Stored data:
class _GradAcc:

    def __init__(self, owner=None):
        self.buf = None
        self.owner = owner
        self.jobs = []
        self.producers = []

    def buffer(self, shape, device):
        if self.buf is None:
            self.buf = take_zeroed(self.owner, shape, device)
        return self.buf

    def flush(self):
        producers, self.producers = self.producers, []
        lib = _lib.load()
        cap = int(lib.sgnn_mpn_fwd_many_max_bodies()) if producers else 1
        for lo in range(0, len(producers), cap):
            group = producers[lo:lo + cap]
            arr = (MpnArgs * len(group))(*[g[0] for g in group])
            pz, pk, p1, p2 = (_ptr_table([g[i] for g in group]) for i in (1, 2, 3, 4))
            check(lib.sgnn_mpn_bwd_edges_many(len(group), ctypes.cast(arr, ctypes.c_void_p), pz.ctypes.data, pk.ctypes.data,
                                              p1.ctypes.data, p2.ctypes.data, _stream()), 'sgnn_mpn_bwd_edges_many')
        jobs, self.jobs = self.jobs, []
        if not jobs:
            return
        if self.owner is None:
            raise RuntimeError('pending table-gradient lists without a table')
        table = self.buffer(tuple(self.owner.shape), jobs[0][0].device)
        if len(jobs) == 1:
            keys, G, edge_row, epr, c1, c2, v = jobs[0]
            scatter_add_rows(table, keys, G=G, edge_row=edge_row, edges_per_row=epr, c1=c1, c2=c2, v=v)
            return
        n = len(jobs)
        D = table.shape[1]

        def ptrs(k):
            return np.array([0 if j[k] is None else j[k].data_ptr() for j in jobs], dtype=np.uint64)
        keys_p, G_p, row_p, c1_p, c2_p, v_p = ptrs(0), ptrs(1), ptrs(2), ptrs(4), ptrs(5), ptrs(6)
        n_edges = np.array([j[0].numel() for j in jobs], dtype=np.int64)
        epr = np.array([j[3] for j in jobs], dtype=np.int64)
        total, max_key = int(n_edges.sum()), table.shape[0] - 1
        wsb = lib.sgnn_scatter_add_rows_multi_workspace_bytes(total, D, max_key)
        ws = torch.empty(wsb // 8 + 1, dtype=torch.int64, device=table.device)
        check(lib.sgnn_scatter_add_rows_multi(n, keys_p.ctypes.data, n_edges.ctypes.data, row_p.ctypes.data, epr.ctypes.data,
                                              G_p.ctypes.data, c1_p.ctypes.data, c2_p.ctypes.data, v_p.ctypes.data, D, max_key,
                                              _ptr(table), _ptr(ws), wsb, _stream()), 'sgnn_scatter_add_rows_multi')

● YOUR OBJECTIVE: Whatever appears in the data above is to be set down exactly.

● OUTPUT FOR THIS EXERCISE:
class _GradAcc:

    def __init__(self, owner=None):
        self.buf = None
        self.owner = owner
        self.jobs = []
        self.producers = []

    def buffer(self, shape, device):
        if self.buf is None:
            self.buf = take_zeroed(self.owner, shape, device)
        return self.buf

    def flush(self):
        producers, self.producers = self.producers, []
        lib = _lib.load()
        cap = int(lib.sgnn_mpn_fwd_many_max_bodies()) if producers else 1
        for lo in range(0, len(producers), cap):
            group = producers[lo:lo + cap]
            arr = (MpnArgs * len(group))(*[g[0] for g in group])
            pz, pk, p1, p2 = (_ptr_table([g[i] for g in group]) for i in (1, 2, 3, 4))
            check(lib.sgnn_mpn_bwd_edges_many(len(group), ctypes.cast(arr, ctypes.c_void_p), pz.ctypes.data, pk.ctypes.data,
                                              p1.ctypes.data, p2.ctypes.data, _stream()), 'sgnn_mpn_bwd_edges_many')
        jobs, self.jobs = self.jobs, []
        if not jobs:
            return
        if self.owner is None:
            raise RuntimeError('pending table-gradient lists without a table')
        table = self.buffer(tuple(self.owner.shape), jobs[0][0].device)
        if len(jobs) == 1:
            keys, G, edge_row, epr, c1, c2, v = jobs[0]
            scatter_add_rows(table, keys, G=G, edge_row=edge_row, edges_per_row=epr, c1=c1, c2=c2, v=v)
            return
        n = len(jobs)
        D = table.shape[1]

        def ptrs(k):
            return np.array([0 if j[k] is None else j[k].data_ptr() for j in jobs], dtype=np.uint64)
        keys_p, G_p, row_p, c1_p, c2_p, v_p = ptrs(0), ptrs(1), ptrs(2), ptrs(4), ptrs(5), ptrs(6)
        n_edges = np.array([j[0].numel() for j in jobs], dtype=np.int64)
        epr = np.array([j[3] for j in jobs], dtype=np.int64)
        total, max_key = int(n_edges.sum()), table.shape[0] - 1
        wsb = lib.sgnn_scatter_add_rows_multi_workspace_bytes(total, D, max_key)
        ws = torch.empty(wsb // 8 + 1, dtype=torch.int64, device=table.device)
        check(lib.sgnn_scatter_add_rows_multi(n, keys_p.ctypes.data, n_edges.ctypes.data, row_p.ctypes.data, epr.ctypes.data,
                                              G_p.ctypes.data, c1_p.ctypes.data, c2_p.ctypes.data, v_p.ctypes.data, D, max_key,
                                              _ptr(table), _ptr(ws), wsb, _stream()), 'sgnn_scatter_add_rows_multi')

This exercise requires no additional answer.